Problem description →
Down to the final line, print the records again exactly.

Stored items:
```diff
-          const uint32_t slot = __builtin_amdgcn_mbcnt_hi((uint32_t)(m >> 32), __builtin_amdgcn_mbcnt_lo((uint32_t)m, 0u));
-          const uint32_t val = sel ? row[sel_idx - 1] : GIGL_INVALID;
-          if (!a.multi) {
-            if (sel) out[slot] = val;
-            if (lane == 0) a.out_cnt[p] = f;
-            continue;
-          }
-          if (sel) lk[slot] = val;
-          wave_lds_sync();
-          const bool keep = sel && (slot == 0 || lk[slot - 1] != val);
-          wave_lds_sync();
-          const unsigned long long km = __ballot(keep);
-          if (lane < f) out[lane] = GIGL_INVALID;
-          if (keep) out[__builtin_amdgcn_mbcnt_hi((uint32_t)(km >> 32), __builtin_amdgcn_mbcnt_lo((uint32_t)km, 0u))] = val;
-          if (lane == 0) a.out_cnt[p] = (int32_t)__popcll(km);
-          continue;
-        }
-      }
-      if (a.multi) {
-        const int nw = emit_sorted_distinct(row, sel_idx, f, lane, out);
-        if (lane == 0) a.out_cnt[p] = nw;
-        continue;
-      }
-      emit_sorted(row, sel_idx, f, lane, out);
-      if (lane == 0) a.out_cnt[p] = f;
-    }
-    wave_lds_sync();
+    if (!(done0 && done1)) expand_general(a, tb, desc, p0, p1, done0, done1, lk, li, lane);
+    if (!((int32_t)(2u * kn) < n_items && kn < k_end)) break;
+    k = kn;
+    p0 = p0n;
+    p1 = p1n;
+    p0n = p0nn;
+    p1n = p1nn;
+    dv = dvn;
   }
 }
 
```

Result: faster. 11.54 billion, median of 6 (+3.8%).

Solution →
```diff
-          const uint32_t slot = __builtin_amdgcn_mbcnt_hi((uint32_t)(m >> 32), __builtin_amdgcn_mbcnt_lo((uint32_t)m, 0u));
-          const uint32_t val = sel ? row[sel_idx - 1] : GIGL_INVALID;
-          if (!a.multi) {
-            if (sel) out[slot] = val;
-            if (lane == 0) a.out_cnt[p] = f;
-            continue;
-          }
-          if (sel) lk[slot] = val;
-          wave_lds_sync();
-          const bool keep = sel && (slot == 0 || lk[slot - 1] != val);
-          wave_lds_sync();
-          const unsigned long long km = __ballot(keep);
-          if (lane < f) out[lane] = GIGL_INVALID;
-          if (keep) out[__builtin_amdgcn_mbcnt_hi((uint32_t)(km >> 32), __builtin_amdgcn_mbcnt_lo((uint32_t)km, 0u))] = val;
-          if (lane == 0) a.out_cnt[p] = (int32_t)__popcll(km);
-          continue;
-        }
-      }
-      if (a.multi) {
-        const int nw = emit_sorted_distinct(row, sel_idx, f, lane, out);
-        if (lane == 0) a.out_cnt[p] = nw;
-        continue;
-      }
-      emit_sorted(row, sel_idx, f, lane, out);
-      if (lane == 0) a.out_cnt[p] = f;
-    }
-    wave_lds_sync();
+    if (!(done0 && done1)) expand_general(a, tb, desc, p0, p1, done0, done1, lk, li, lane);
+    if (!((int32_t)(2u * kn) < n_items && kn < k_end)) break;
+    k = kn;
+    p0 = p0n;
+    p1 = p1n;
+    p0n = p0nn;
+    p1n = p1nn;
+    dv = dvn;
   }
 }
 
```

Result: faster. 11.54 billion, median of 6 (+3.8%).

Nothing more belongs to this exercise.